Your task is to copy all of the data exactly.

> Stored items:
Start of Block

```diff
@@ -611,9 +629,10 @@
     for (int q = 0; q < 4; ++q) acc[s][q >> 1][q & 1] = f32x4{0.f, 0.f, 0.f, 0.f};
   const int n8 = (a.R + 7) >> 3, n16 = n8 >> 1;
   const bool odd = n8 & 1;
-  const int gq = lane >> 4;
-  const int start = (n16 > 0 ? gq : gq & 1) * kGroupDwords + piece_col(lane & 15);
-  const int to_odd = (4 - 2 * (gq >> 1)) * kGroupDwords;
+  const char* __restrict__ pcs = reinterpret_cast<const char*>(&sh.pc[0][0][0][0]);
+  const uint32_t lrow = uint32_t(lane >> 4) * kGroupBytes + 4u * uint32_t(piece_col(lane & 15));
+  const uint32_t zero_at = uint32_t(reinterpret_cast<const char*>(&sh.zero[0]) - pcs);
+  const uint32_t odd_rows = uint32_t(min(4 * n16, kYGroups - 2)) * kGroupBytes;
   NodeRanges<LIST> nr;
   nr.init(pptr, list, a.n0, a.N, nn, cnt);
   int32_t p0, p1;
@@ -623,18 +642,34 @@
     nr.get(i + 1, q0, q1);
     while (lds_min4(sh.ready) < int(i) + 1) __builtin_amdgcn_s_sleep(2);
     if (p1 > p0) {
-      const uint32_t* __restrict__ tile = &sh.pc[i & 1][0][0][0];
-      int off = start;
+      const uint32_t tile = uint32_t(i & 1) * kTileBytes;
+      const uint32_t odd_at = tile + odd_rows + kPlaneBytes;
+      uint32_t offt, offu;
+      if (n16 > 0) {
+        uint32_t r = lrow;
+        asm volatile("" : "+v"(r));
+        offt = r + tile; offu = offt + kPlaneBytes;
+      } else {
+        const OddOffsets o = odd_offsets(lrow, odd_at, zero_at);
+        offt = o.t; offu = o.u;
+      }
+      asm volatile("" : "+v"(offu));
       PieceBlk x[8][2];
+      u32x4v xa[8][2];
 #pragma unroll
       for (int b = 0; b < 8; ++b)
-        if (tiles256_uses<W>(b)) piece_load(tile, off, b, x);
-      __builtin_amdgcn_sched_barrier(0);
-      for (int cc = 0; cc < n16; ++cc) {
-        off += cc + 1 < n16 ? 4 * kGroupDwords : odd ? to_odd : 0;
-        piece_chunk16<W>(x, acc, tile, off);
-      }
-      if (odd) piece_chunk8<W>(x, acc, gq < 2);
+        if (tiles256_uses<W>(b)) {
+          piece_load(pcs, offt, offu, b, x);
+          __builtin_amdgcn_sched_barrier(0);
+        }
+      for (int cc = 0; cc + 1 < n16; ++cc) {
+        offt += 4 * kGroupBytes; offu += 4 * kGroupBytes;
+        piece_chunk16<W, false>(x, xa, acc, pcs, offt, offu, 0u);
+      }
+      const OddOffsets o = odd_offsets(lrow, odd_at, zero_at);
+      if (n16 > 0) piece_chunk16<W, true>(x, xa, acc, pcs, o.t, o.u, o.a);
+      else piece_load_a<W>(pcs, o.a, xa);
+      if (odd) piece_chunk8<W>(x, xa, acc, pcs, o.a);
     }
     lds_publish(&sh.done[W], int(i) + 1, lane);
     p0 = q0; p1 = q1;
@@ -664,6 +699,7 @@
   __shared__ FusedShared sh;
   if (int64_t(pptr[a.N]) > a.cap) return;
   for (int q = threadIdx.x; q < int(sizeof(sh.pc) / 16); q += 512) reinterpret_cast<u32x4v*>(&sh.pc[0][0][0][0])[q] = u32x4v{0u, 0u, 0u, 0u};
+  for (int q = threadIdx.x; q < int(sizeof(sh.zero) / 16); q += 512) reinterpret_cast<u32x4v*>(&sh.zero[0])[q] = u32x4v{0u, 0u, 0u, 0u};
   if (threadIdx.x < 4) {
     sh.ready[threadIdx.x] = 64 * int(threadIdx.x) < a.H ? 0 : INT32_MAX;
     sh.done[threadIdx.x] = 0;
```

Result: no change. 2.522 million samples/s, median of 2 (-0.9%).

End of Block

> RESPONSE TO THIS TASK:
```diff
@@ -611,9 +629,10 @@
     for (int q = 0; q < 4; ++q) acc[s][q >> 1][q & 1] = f32x4{0.f, 0.f, 0.f, 0.f};
   const int n8 = (a.R + 7) >> 3, n16 = n8 >> 1;
   const bool odd = n8 & 1;
-  const int gq = lane >> 4;
-  const int start = (n16 > 0 ? gq : gq & 1) * kGroupDwords + piece_col(lane & 15);
-  const int to_odd = (4 - 2 * (gq >> 1)) * kGroupDwords;
+  const char* __restrict__ pcs = reinterpret_cast<const char*>(&sh.pc[0][0][0][0]);
+  const uint32_t lrow = uint32_t(lane >> 4) * kGroupBytes + 4u * uint32_t(piece_col(lane & 15));
+  const uint32_t zero_at = uint32_t(reinterpret_cast<const char*>(&sh.zero[0]) - pcs);
+  const uint32_t odd_rows = uint32_t(min(4 * n16, kYGroups - 2)) * kGroupBytes;
   NodeRanges<LIST> nr;
   nr.init(pptr, list, a.n0, a.N, nn, cnt);
   int32_t p0, p1;
@@ -623,18 +642,34 @@
     nr.get(i + 1, q0, q1);
     while (lds_min4(sh.ready) < int(i) + 1) __builtin_amdgcn_s_sleep(2);
     if (p1 > p0) {
-      const uint32_t* __restrict__ tile = &sh.pc[i & 1][0][0][0];
-      int off = start;
+      const uint32_t tile = uint32_t(i & 1) * kTileBytes;
+      const uint32_t odd_at = tile + odd_rows + kPlaneBytes;
+      uint32_t offt, offu;
+      if (n16 > 0) {
+        uint32_t r = lrow;
+        asm volatile("" : "+v"(r));
+        offt = r + tile; offu = offt + kPlaneBytes;
+      } else {
+        const OddOffsets o = odd_offsets(lrow, odd_at, zero_at);
+        offt = o.t; offu = o.u;
+      }
+      asm volatile("" : "+v"(offu));
       PieceBlk x[8][2];
+      u32x4v xa[8][2];
 #pragma unroll
       for (int b = 0; b < 8; ++b)
-        if (tiles256_uses<W>(b)) piece_load(tile, off, b, x);
-      __builtin_amdgcn_sched_barrier(0);
-      for (int cc = 0; cc < n16; ++cc) {
-        off += cc + 1 < n16 ? 4 * kGroupDwords : odd ? to_odd : 0;
-        piece_chunk16<W>(x, acc, tile, off);
-      }
-      if (odd) piece_chunk8<W>(x, acc, gq < 2);
+        if (tiles256_uses<W>(b)) {
+          piece_load(pcs, offt, offu, b, x);
+          __builtin_amdgcn_sched_barrier(0);
+        }
+      for (int cc = 0; cc + 1 < n16; ++cc) {
+        offt += 4 * kGroupBytes; offu += 4 * kGroupBytes;
+        piece_chunk16<W, false>(x, xa, acc, pcs, offt, offu, 0u);
+      }
+      const OddOffsets o = odd_offsets(lrow, odd_at, zero_at);
+      if (n16 > 0) piece_chunk16<W, true>(x, xa, acc, pcs, o.t, o.u, o.a);
+      else piece_load_a<W>(pcs, o.a, xa);
+      if (odd) piece_chunk8<W>(x, xa, acc, pcs, o.a);
     }
     lds_publish(&sh.done[W], int(i) + 1, lane);
     p0 = q0; p1 = q1;
@@ -664,6 +699,7 @@
   __shared__ FusedShared sh;
   if (int64_t(pptr[a.N]) > a.cap) return;
   for (int q = threadIdx.x; q < int(sizeof(sh.pc) / 16); q += 512) reinterpret_cast<u32x4v*>(&sh.pc[0][0][0][0])[q] = u32x4v{0u, 0u, 0u, 0u};
+  for (int q = threadIdx.x; q < int(sizeof(sh.zero) / 16); q += 512) reinterpret_cast<u32x4v*>(&sh.zero[0])[q] = u32x4v{0u, 0u, 0u, 0u};
   if (threadIdx.x < 4) {
     sh.ready[threadIdx.x] = 64 * int(threadIdx.x) < a.H ? 0 : INT32_MAX;
     sh.done[threadIdx.x] = 0;
```

Result: no change. 2.522 million samples/s, median of 2 (-0.9%).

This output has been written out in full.